#### [Your instructions]
Set down the entries exactly. No line may differ from its source.

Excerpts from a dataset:
------------------------------------

SIGNATURES = {
    'pk_gemm': [_I, _I, _P, _I, _P, _I, _I, _I, _I, _P, _P, _I, _P, _I, _I, _I, _P, _P],
    'pk_gemm_ex': [_I, _I, _P, _I, _P, _I, _I, _I, _I, _P, _P, _I, _P, _I, _I, _I, _P, _I, _I, _P, _I, _P, _P, _F, _P, _P, _P, _P, _I, _P],
    'pk_gemm_auto_variant': [_I, _I, _I, _I, _I, _I, _I, _I],
    'pk_layernorm': [_P, _I, _P, _P, _F, _P, _I, _I, _P, _I, _P, _I, _I, _I, _I, _I, _I, _I, _I, _P],
    'pk_rmsnorm': [_P, _I, _P, _F, _P, _P, _I, _I, _I, _I, _P],
    'pk_gated_gelu_tanh': [_P, _I, _P, _I, _I, _I, _I, _P],
    'pk_l2norm_rows': [_P, _I, _P, _I, _I, _I, _I, _P],
    'pk_patchify_ln': [_P, _I, _I, _I, _I, _I, _I, _I, _I, _I, _I, _P, _P, _F, _P, _I, _I, _P],
    'pk_patch_embed': [_P, _I, _I, _I, _I, _I, _I, _I, _I, _F, _I,
# ... 76 lines not shown
    'pk_mul': [_P, _P, _P, _LL, _P],
    'pk_peg_wgrad_parts': [_LL],
    'pk_peg_bwd': [_P, _P, _P, _P, _P, _I, _I, _I, _I, _I, _I, _P],
    'pk_embed_bwd': [_P, _P, _F, _P, _P, _I, _I, _I, _P],
    'pk_bias_gather': [_P, _I, _P, _I, _P, _I, _I, _P],
    'pk_bias_scatter': [_P, _P, _I, _P, _I, _I, _I, _P],
    'pk_sum_batch': [_P, _LL, _I, _P, _LL, _P],
    'pk_sum_batch_multi': [_P, _I, _P],
    'pk_peg_adjoint': [_P, _P, _P, _I, _I, _I, _I, _I, _I, _P],
    'pk_colsum_multi': [_P, _I, _P],
    'pk_reduce_multi': [_P, _I, _P, _I, _P],
    'pk_pack_multi': [_P, _I, _P],
    'pk_pack_table_prepare': [_P, _I],
    'pk_pack_table': [_P, _I, _I, _P],
    'pk_bce_head': [_P, _LL, _P, _P, _P, _F, _P, _P, _P, _P, _LL, _P, _P, _I, _I, _P],
    'pk_attn_train_prep': [_P, _LL, _P, _LL, _P, _P, _P, _F, _P, _P, _P, _I, _I, _I, _I, _I, _P],
    'pk_attn_train_prep_bwd': [_P, _LL, _P, _LL, _P, _P, _P, _F, _P, _P, _P, _P, _LL, _P, _LL, _P, _P, _P, _I, _I, _I, _I, _I, _P],
    'pk_gemm_splitk': [_I, _P, _I, _P, _I, _I, _I, _I, _I, _P, _I, _P, _I, _P],
    'pk_adamw': [_P, _P, _P, _P, _F, _F, _F, _F, _F, _I, _LL, _P],
    'pk_adamw_multi': [_P, _I, _F, _F, _F, _F, _F, _I, _P],
    'pk_grad_sumsq_parts': [_P, _I],
    'pk_grad_sumsq': [_P, _I, _P, _LL, _P],
    'pk_grad_clip_coef': [_P, _LL, _F, _P, _P],
    'pk_scale_multi': [_P, _I, _P, _P],
    'pk_adamw_multi_scaled': [_P, _I, _F, _F, _F, _F, _F, _I, _P, _P],
    'pk_ema_multi': [_P, _I, _F, _P],
    'pk_attn_bwd_ws': [_P, _P, _P, _P, _LL, _I, _P, _LL, _P, _P, _P, _I, _P, _P, _P, _P, _P, _P, _I, _I, _I, _I, _I, _I, _P, _LL, _P, _P],
    'pk_attn_bwd_work': [_I, _I, _I, _I, _I],
    'pk_im2col': [_P, _I, _I, _I, _I, _I, _I, _I, _I, _P, _LL, _P],
    'pk_col2im': [_P, _LL, _I, _I, _I, _I, _I, _I, _I, _I, _P, _P],
    'pk_nchw_to_rows': [_P, _I, _I, _I, _I, _I, _P, _P],
    'pk_rows_to_nchw': [_P, _I, _I, _I, _I, _I, _P, _P],
    'pk_pick_frames': [_P, _P, _I, _I, _I, _I, _I, _P, _I, _P],
    'pk_bmm': [_P, _LL, _LL, _I, _P, _LL, _LL, _I, _P, _LL, _LL, _I, _I, _I, _I, _I, _P],
    'pk_row_softmax': [_P, _P, _P, _P, _LL, _I, _I, _P],
    'pk_row_l2scale': [_P, _P, _P, _P, _P, _P, _P, _P, _LL, _I, _I, _P],
    'pk_row_ln_bwd2': [_P, _P, _P, _P, _P, _F, _P, _P, _P, _LL, _I, _P],
    'pk_conv3x3': [_I, _I, _P, _I, _I, _I, _I, _P, _I, _I, _P, _I, _P, _I, _I, _P, _I, _I, _I, _P],
    'pk_maxpool2x2': [_I, _P, _I, _I, _I, _I, _P, _P],
    'pk_maxpool2x2_bwd': [_I, _P, _P, _I, _I, _I, _I, _P, _P],
    'pk_adaptive_avgpool': [_I, _P, _I, _I, _I, _I, _P, _P],
    'pk_adaptive_avgpool_bwd': [_P, _I, _I, _I, _I, _P, _P],
    'pk_frame_sqerr_parts': [_I, _I],
    'pk_frame_ssim_parts': [_I, _I],
    'pk_frame_sqerr': [_P, _P, _I, _I, _I, _I, _I, _F, _F, _P, _LL, _P, _P, _P],
    'pk_frame_ssim': [_P, _P, _I, _I, _I, _I, _I, _F, _F, _P, _LL, _P, _P],
    'pk_code_usage': [_P, _I, _P, _P],
    'pk_set_cache_policy': [ctypes.c_uint],
    'pk_get_cache_policy': [],
    'pk_gemm_epilogue_form': [_I] * 14,
    'pk_gemm_ex_form': [_I, _I, _P, _I, _P, _I, _I, _I, _I, _P, _P, _I, _P, _I, _I, _I, _P, _I, _I, _P, _I, _P, _P, _F, _P, _P, _P, _P, _I],
    'pk_set_gemm_hot_forms': [_I],
    'pk_get_gemm_hot_forms': [],
}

------------------------------------

#### [Exercise response]
SIGNATURES = {
    'pk_gemm': [_I, _I, _P, _I, _P, _I, _I, _I, _I, _P, _P, _I, _P, _I, _I, _I, _P, _P],
    'pk_gemm_ex': [_I, _I, _P, _I, _P, _I, _I, _I, _I, _P, _P, _I, _P, _I, _I, _I, _P, _I, _I, _P, _I, _P, _P, _F, _P, _P, _P, _P, _I, _P],
    'pk_gemm_auto_variant': [_I, _I, _I, _I, _I, _I, _I, _I],
    'pk_layernorm': [_P, _I, _P, _P, _F, _P, _I, _I, _P, _I, _P, _I, _I, _I, _I, _I, _I, _I, _I, _P],
    'pk_rmsnorm': [_P, _I, _P, _F, _P, _P, _I, _I, _I, _I, _P],
    'pk_gated_gelu_tanh': [_P, _I, _P, _I, _I, _I, _I, _P],
    'pk_l2norm_rows': [_P, _I, _P, _I, _I, _I, _I, _P],
    'pk_patchify_ln': [_P, _I, _I, _I, _I, _I, _I, _I, _I, _I, _I, _P, _P, _F, _P, _I, _I, _P],
    'pk_patch_embed': [_P, _I, _I, _I, _I, _I, _I, _I, _I, _F, _I,
# ... 76 lines not shown
    'pk_mul': [_P, _P, _P, _LL, _P],
    'pk_peg_wgrad_parts': [_LL],
    'pk_peg_bwd': [_P, _P, _P, _P, _P, _I, _I, _I, _I, _I, _I, _P],
    'pk_embed_bwd': [_P, _P, _F, _P, _P, _I, _I, _I, _P],
    'pk_bias_gather': [_P, _I, _P, _I, _P, _I, _I, _P],
    'pk_bias_scatter': [_P, _P, _I, _P, _I, _I, _I, _P],
    'pk_sum_batch': [_P, _LL, _I, _P, _LL, _P],
    'pk_sum_batch_multi': [_P, _I, _P],
    'pk_peg_adjoint': [_P, _P, _P, _I, _I, _I, _I, _I, _I, _P],
    'pk_colsum_multi': [_P, _I, _P],
    'pk_reduce_multi': [_P, _I, _P, _I, _P],
    'pk_pack_multi': [_P, _I, _P],
    'pk_pack_table_prepare': [_P, _I],
    'pk_pack_table': [_P, _I, _I, _P],
    'pk_bce_head': [_P, _LL, _P, _P, _P, _F, _P, _P, _P, _P, _LL, _P, _P, _I, _I, _P],
    'pk_attn_train_prep': [_P, _LL, _P, _LL, _P, _P, _P, _F, _P, _P, _P, _I, _I, _I, _I, _I, _P],
    'pk_attn_train_prep_bwd': [_P, _LL, _P, _LL, _P, _P, _P, _F, _P, _P, _P, _P, _LL, _P, _LL, _P, _P, _P, _I, _I, _I, _I, _I, _P],
    'pk_gemm_splitk': [_I, _P, _I, _P, _I, _I, _I, _I, _I, _P, _I, _P, _I, _P],
    'pk_adamw': [_P, _P, _P, _P, _F, _F, _F, _F, _F, _I, _LL, _P],
    'pk_adamw_multi': [_P, _I, _F, _F, _F, _F, _F, _I, _P],
    'pk_grad_sumsq_parts': [_P, _I],
    'pk_grad_sumsq': [_P, _I, _P, _LL, _P],
    'pk_grad_clip_coef': [_P, _LL, _F, _P, _P],
    'pk_scale_multi': [_P, _I, _P, _P],
    'pk_adamw_multi_scaled': [_P, _I, _F, _F, _F, _F, _F, _I, _P, _P],
    'pk_ema_multi': [_P, _I, _F, _P],
    'pk_attn_bwd_ws': [_P, _P, _P, _P, _LL, _I, _P, _LL, _P, _P, _P, _I, _P, _P, _P, _P, _P, _P, _I, _I, _I, _I, _I, _I, _P, _LL, _P, _P],
    'pk_attn_bwd_work': [_I, _I, _I, _I, _I],
    'pk_im2col': [_P, _I, _I, _I, _I, _I, _I, _I, _I, _P, _LL, _P],
    'pk_col2im': [_P, _LL, _I, _I, _I, _I, _I, _I, _I, _I, _P, _P],
    'pk_nchw_to_rows': [_P, _I, _I, _I, _I, _I, _P, _P],
    'pk_rows_to_nchw': [_P, _I, _I, _I, _I, _I, _P, _P],
    'pk_pick_frames': [_P, _P, _I, _I, _I, _I, _I, _P, _I, _P],
    'pk_bmm': [_P, _LL, _LL, _I, _P, _LL, _LL, _I, _P, _LL, _LL, _I, _I, _I, _I, _I, _P],
    'pk_row_softmax': [_P, _P, _P, _P, _LL, _I, _I, _P],
    'pk_row_l2scale': [_P, _P, _P, _P, _P, _P, _P, _P, _LL, _I, _I, _P],
    'pk_row_ln_bwd2': [_P, _P, _P, _P, _P, _F, _P, _P, _P, _LL, _I, _P],
    'pk_conv3x3': [_I, _I, _P, _I, _I, _I, _I, _P, _I, _I, _P, _I, _P, _I, _I, _P, _I, _I, _I, _P],
    'pk_maxpool2x2': [_I, _P, _I, _I, _I, _I, _P, _P],
    'pk_maxpool2x2_bwd': [_I, _P, _P, _I, _I, _I, _I, _P, _P],
    'pk_adaptive_avgpool': [_I, _P, _I, _I, _I, _I, _P, _P],
    'pk_adaptive_avgpool_bwd': [_P, _I, _I, _I, _I, _P, _P],
    'pk_frame_sqerr_parts': [_I, _I],
    'pk_frame_ssim_parts': [_I, _I],
    'pk_frame_sqerr': [_P, _P, _I, _I, _I, _I, _I, _F, _F, _P, _LL, _P, _P, _P],
    'pk_frame_ssim': [_P, _P, _I, _I, _I, _I, _I, _F, _F, _P, _LL, _P, _P],
    'pk_code_usage': [_P, _I, _P, _P],
    'pk_set_cache_policy': [ctypes.c_uint],
    'pk_get_cache_policy': [],
    'pk_gemm_epilogue_form': [_I] * 14,
    'pk_gemm_ex_form': [_I, _I, _P, _I, _P, _I, _I, _I, _I, _P, _P, _I, _P, _I, _I, _I, _P, _I, _I, _P, _I, _P, _P, _F, _P, _P, _P, _P, _I],
    'pk_set_gemm_hot_forms': [_I],
    'pk_get_gemm_hot_forms': [],
}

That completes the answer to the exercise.